After several days of calm weather, winds began to pick up on Saturday, preventing controlled burns of the thickest concentrations of oil. Crews conducted five burns on Friday.

Nearly 200 boats deployed protective booms and used dispersants to break up the thick oil on Saturday. Crews have laid almost 900,000 feet of boom, and spread 267,000 gallons (1 million liters) of chemical dispersant.

In Bayou La Batre, the heart of Alabama's seafood industry, the docks were largely quiet as thousands of shrimpers and seafood processors remained idled by fishing restrictions prompted by the oil spill.

About 30 oyster-processing plants have run out of product and shut down, putting as many as 900 people out of work, said Wayne Eldridge, owner of J&W Marine Enterprises and an oyster plant operator himself.

"I'm screwed," Eldridge said. "The biggest thing is, I've got 35 people unemployed there."

Liability
BP Chief Executive Tony Hayward said a $75 million legal cap on the companies' liabilities for economic damages under federal law, which some U.S. lawmakers now want to raise, would not be a limit and renewed promises to meet all "legitimate" claims.

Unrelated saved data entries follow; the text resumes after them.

template <bool CK, bool BIG, bool IN_LDS, class LT>
__device__ __forceinline__ void match_tile(const MatchArgs& a, LT& L, uint32_t t0, uint32_t tend, uint32_t wbase,
                                           uint8_t fl, bool valid, unsigned long long& sV, unsigned long long& sH,
                                           unsigned long long& sW, unsigned long long& sM, unsigned long long& sP,
                                           PhaseClk& pc) {
    const uint32_t lane = threadIdx.x;
    const uint32_t t = t0 + lane;
    const uint32_t* wsrc = IN_LDS ? L.words : a.words;
    const uint32_t wlim = IN_LDS ? (uint32_t)WCAP : a.nwords;
    (void)wbase;

    uint32_t qn = 0;
    const bool active = !(fl & TF_SLOW);
    unsigned long long* const wrows = a.rows + (uint64_t)blockIdx.x * a.tile_topics * a.row_cap;
    const uint32_t lcap = a.tile_topics * a.row_cap;
    uint8_t* const wlane =
        reinterpret_cast<uint8_t*>(a.rows + (uint64_t)a.grid * lcap) + (uint64_t)blockIdx.x * lcap;
    uint32_t lcount = 0;
    uint32_t tV = 0, tH = 0, tW = 0, tP = 0;
    const uint32_t d_me = L.depth[lane];

    {
        Expand x; x.ne = 0; x.np = 0;
        uint32_t w0 = 0;
        if (active && d_me > 0) {
            const bool dollar = fl & TF_DOLLAR;
            tV += 1;
            if (!dollar && (a.root.flags & NF_HASH)) tH += 1;
            tW += d_me;
            w0 = wsrc[CK_(L.toff[lane], wlim, 9)];
            expand_root(a.root, dollar, d_me, w0, x);
        }
        const uint64_t b0 = __ballot(x.np >= 1), b1 = __ballot(x.np >= 2);
        const uint32_t pre = prefix_count(b0) + prefix_count(b1);
        const uint32_t meta = lane | (1u << M_LVL_SHIFT);
        const uint32_t wid = w0 & WID_MASK;
        if (x.np >= 1) L.q[qn + pre] = q_pack(x.pk0, meta | x.pf0, ROOT, (x.pf0 & M_PLUS) ? W_PLUS : wid);
        if (x.np >= 2) L.q[qn + pre + 1] = q_pack(x.pk1, meta | x.pf1, ROOT, (x.pf1 & M_PLUS) ? W_PLUS : wid);
        qn += __popcll(b0) + __popcll(b1);
        const uint64_t mr = __ballot(x.ne != 0);
        if (x.ne) {
            L.cnt[lane] = 1;
            const uint32_t i = prefix_count(mr);
            wrows[i] = (x.ek0 & KEY_MASK) | x.ef0;
            wlane[i] = (uint8_t)lane;
        }
        lcount = (uint32_t)__popcll(mr);
    }

    const uint32_t qd = lane >> 2, qs = lane & 3;
    uint32_t nbk = a.nbuckets, maxp = a.max_probe, rcap = a.row_cap, nrec = BIG ? 0u : a.nslots * 16u;
    Slot* sbase = const_cast<Slot*>(a.slots);
    asm volatile("" : "+s"(nbk), "+s"(maxp), "+s"(rcap), "+s"(nrec), "+s"(sbase));
    uint64_t wbits = IN_LDS ? 0ull : (uint64_t)a.words;
    if constexpr (!IN_LDS) asm volatile("" : "+s"(wbits));
    typedef const __attribute__((address_space(1))) uint32_t* gwords_t;
    typedef uint32_t u32x4_t __attribute__((ext_vector_type(4)));
    typedef const __attribute__((address_space(1))) u32x4_t* gslots_t;
    const auto word_at = [&](uint64_t i) -> uint32_t { return IN_LDS ? L.words[i] : ((gwords_t)wbits)[i]; };
    pc.lap(PH_PROLOGUE);
    while (qn > 0) {
        const uint32_t k = min(qn, 64u);
        const bool has = lane < k;
        qn -= k;
        tP += k + (1u << 20);
        asm volatile("" : "+v"(tP));
        const uint32_t idx = qn + (has ? lane : 0u);
        const uint4 e = L.q[idx];
        const uint32_t meta = e.x & 0x7FFFFFFFu;
        const uint64_t key = ((uint64_t)e.y << 32) | (e.x & 0x80000000u);
        const uint32_t parent = e.z, pw = e.w;
        const uint32_t tl = meta & 63;
        const uint32_t lc = (meta >> M_LVL_SHIFT) & M_LVL_MASK;
        const uint32_t disp = (meta >> M_DISP_SHIFT) & M_DISP_MASK;
        {
            uint32_t hb = home_bucket(parent, pw, nbk) + disp;
            if (hb >= nbk) hb -= nbk;
            L.q[idx].x = hb;
        }
        asm volatile("" : "+s"(sbase), "+s"(nrec));
        const __amdgpu_buffer_rsrc_t rsrc = __builtin_amdgcn_make_buffer_rsrc(sbase, 0, nrec, 0x00020000);
        uint32_t rp[4], rw[4];
        uint4 sl[4];
#pragma unroll
        for (uint32_t r = 0; r < 4; ++r) {
            const uint32_t p = 16 * r + qd;
            const bool v = p < k;
            const uint4 rec = L.q[qn + (v ? p : 0u)];
            rp[r] = v ? rec.z : SLOT_EMPTY;
            rw[r] = rec.w;
            const uint64_t si = CK_((uint64_t)rec.x * BUCKET + qs, a.nslots, 1);
            if (!BIG) {
                sl[r] = ld_b128(rsrc, v ? (uint32_t)si * 16u : 0xFFFFFFF0u);
            } else {
                const u32x4_t g = v ? ((gslots_t)(uint64_t)sbase)[si] : u32x4_t{0u, 0u, 0u, 0u};
                sl[r] = uint4{g[0], g[1], g[2], g[3]};
            }
        }
        __builtin_amdgcn_sched_barrier(0);
        const uint32_t base = L.toff[tl];
        const uint32_t d = L.depth[tl];
        const bool at_end = lc == d;
        const uint32_t w_here = word_at(CK_(base + lc - (at_end ? 1u : 0u), wlim, 11));
        const uint32_t w_prev = word_at(CK_(base + lc - 1, wlim, 10));
#pragma unroll
        for (uint32_t r = 0; r < 4; ++r) {
            const bool m = (sl[r].x & ID_MASK) == rp[r] && (sl[r].y & WID_MASK) == rw[r];
            if (m) {
                L.q[qn + 16 * r + qd].x = sl[r].z;
                L.q[qn + 16 * r + qd].y = sl[r].w;
                L.q[qn + 16 * r + qd].z = Q_FOUND | slot_lsig(sl[r].x, sl[r].y);
            }
        }
        uint32_t qs_now = qs;
        asm volatile("" : "+v"(qs_now));
        if (qs_now == 3) {
#pragma unroll
            for (uint32_t r = 0; r < 4; ++r) L.q[qn + 16 * r + qd].w = sl[r].x == SLOT_EMPTY ? Q_TAIL : rw[r];
        }
        const uint4 res = L.q[idx];
        const bool live = has & (L.cnt[tl] <= rcap);
        const bool found = live & (res.z >= Q_FOUND);
        const bool cont = live & !found & (res.w != Q_TAIL) & (disp < maxp);
        const uint32_t hz = res.x, hw = res.y;
        const uint32_t child = hz & ID_MASK, hterm = hw & ID_MASK;
        const bool n_topic = (hz & B_TOPIC) != 0, n_plus = (hz & B_PLUS) != 0;
        const bool n_hterm = (hw & B_HTERM) != 0, n_hash = (hw & B_HASH) != 0;
        const uint32_t cls = w_here >> WID_BITS, id = w_here & WID_MASK;
        const int sh = key_shift(lc);
        tV += (found & !(meta & M_DSTART)) ? 1u : 0u;
        tH += (found & n_hash) ? 1u : 0u;
        const bool eA0 = found & (at_end ? (!(meta & M_SKIPE) & n_topic) : n_hterm);
        const bool eB0 = found & at_end & n_hterm;
        const uint32_t fA = at_end ? child : hterm;
        const int sp = sh + 3;
        const bool redigit = ((w_prev >> WID_BITS) == C_EMPTY) & (((key >> sp) & 7) == 4);
        const uint64_t kA = key ^ ((uint64_t)(at_end ? (redigit ? 5u : 0u) : dig_H(cls)) << (at_end ? sp : sh));
        const bool lit = (id != W_UNKNOWN) & (id != W_PLUS) & (((res.z >> lsig_pos(id)) & 1u) != 0) &
                         (n_hash | (((hw >> lext_pos(id)) & 1u) != 0));
        const bool pL = found & !at_end & (id == W_HASH ? n_hash : lit);
        const bool pP = found & !at_end & n_plus;
        bool eA = eA0, eB = eB0;
        const bool sL = cont | pL;
        const uint64_t bL = __ballot(sL), bP = __ballot(pP);
        const uint32_t ptot = __popcll(bL) + __popcll(bP);
        if (qn + ptot > (uint32_t)LT::QCAP) break;
        const uint32_t pre = qn + prefix_count(bL) + prefix_count(bP);
        const uint32_t nmeta = tl | ((lc + 1) << M_LVL_SHIFT);
        if (sL) {
            const uint32_t lfl = ((id == W_HASH) & (lc + 1 == d)) ? M_SKIPE : 0u;
            const uint64_t kL = cont ? key : key | ((uint64_t)dig_L(cls) << sh);
            L.q[pre] = q_pack(kL, cont ? meta + (1u << M_DISP_SHIFT) : nmeta | lfl, cont ? parent : child,
                              cont ? pw : id);
        }
        if (pP) L.q[pre + (sL ? 1u : 0u)] = q_pack(key | ((uint64_t)dig_P(cls) << sh), nmeta | M_PLUS, child, W_PLUS);
        qn += ptot;
        {
            uint32_t slot = 0;
            if (eA | eB) slot = atomicAdd(&L.cnt[tl], (eA ? 1u : 0u) + (eB ? 1u : 0u));
            const uint32_t slotB = slot + (eA ? 1u : 0u);
            eA = eA && slot < rcap;
            eB = eB && slotB < rcap;
            const uint64_t mA = __ballot(eA), mB = __ballot(eB);
            const uint32_t nA = (uint32_t)__popcll(mA), nE = nA + (uint32_t)__popcll(mB);
            if (eA) {
                const uint32_t i = lcount + prefix_count(mA);
                wrows[CK_(i, lcap, 13)] = (kA & KEY_MASK) | fA;
                wlane[i] = (uint8_t)tl;
            }
            if (eB) {
                const uint32_t i = lcount + nA + prefix_count(mB);
                wrows[CK_(i, lcap, 14)] = ((key | (2ull << sh)) & KEY_MASK) | hterm;
                wlane[i] = (uint8_t)tl;
            }
            lcount += nE;
        }
    }
    __syncthreads();
    pc.lap(PH_LOOP);

    if (qn > 0) {
        send_to_slow<CK>(a, valid && active, t);
        return;
    }
    sV += tV; sH += tH; sW += tW;
    if (lane == 0) sP += (tP & 0xFFFFFu) | ((unsigned long long)(tP >> 20) << 40);
    const uint32_t c_me = L.cnt[lane];
    const bool row_ovf = valid && active && c_me > a.row_cap;
    send_to_slow<CK>(a, row_ovf, t);
    const bool keep = valid && active && !row_ovf;
    const uint32_t c = keep ? c_me : 0u;
    uint32_t incl = c;
    for (int o = 1; o < 64; o <<= 1) {
        const uint32_t u = __shfl_up(incl, o, 64);
        if (lane >= (uint32_t)o) incl += u;
    }
    const uint32_t tot = __shfl(incl, 63, 64);
    unsigned long long base64 = 0;
    const uint32_t g = (blockIdx.x % TICKET_GROUPS) & a.sgmask;
    if (lane == 0 && tot) base64 = atomicAdd(xg_top(a.xg, g), (unsigned long long)tot);
    base64 = __shfl(base64, 0, 64);
    const bool fits = base64 + tot <= a.rcap;
    base64 += (uint64_t)g * a.rcap;
    const uint32_t base = (uint32_t)base64;
    const uint32_t dst = base + incl - c;
    pc.lap(PH_SORT);
    if (fits) {
        sort_rows_log<CK, LT>(a, L, keep, c, dst, wrows, wlane, lcount, pc);
    } else if (lane == 0) {
        atomicOr(&a.ctrl[CTRL_ERR], ERR_STAGING);
    }
    if (keep) {
        a.count[CK_(t, a.n, 16)] = c_me;
        a.src[CK_(t, a.n, 17)] = dst;
        sM += c_me;
    }
    pc.lap(PH_SORT);
    (void)tend;
}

Standard & Poor's, in announcing BP's negative outlook, indicated a ratings downgrade was likely. Moody's said the spill raised the specter of credit pressure for the five primary companies involved in the project.

S&P cut its outlook for Anadarko Petroleum, which has a 25 percent stake in the ill-fated well, to stable from positive, saying it is "potentially liable for significant costs and liabilities relating to the clean-up."

Other companies involved are Transocean, owner of the rig; Cameron International, which supplied the failed blowout preventer for the well; and Halliburton, which helped cement in place the blown-out well.

An estimated 5,000 barrels (210,000 gallons/795,000 liters) have poured into the Gulf each day since the well ruptured. But Ian MacDonald, a biological oceanographer at Florida State University, said the estimate was much too conservative.

The real flow rate from the undersea well, based on aerial images of the oil slick and estimates of the thickness of the oil itself, is probably closer to 25,000 barrels (1.05 million gallons) per day, MacDonald told Reuters.

A sheen of oil has engulfed much of the Chandeleur Islands, barrier islands that are part of Louisiana's Breton National Wildlife Refuge, the first confirmation of the oil slick hitting land. Some oiled birds have been found in recent days.

BP contractors and commercial fishermen worked feverishly in waist-deep water to anchor booms around tiny uninhabited barrier islands as thousands of birds watched, according to a Reuters photographer.

The Breton refuge was closed to the public after a silver sheen and emulsified oil reached the shoreline, the U.S. Fish & Wildlife Service said. Altogether, crude from the spill could hit 24 national wildlife refuges.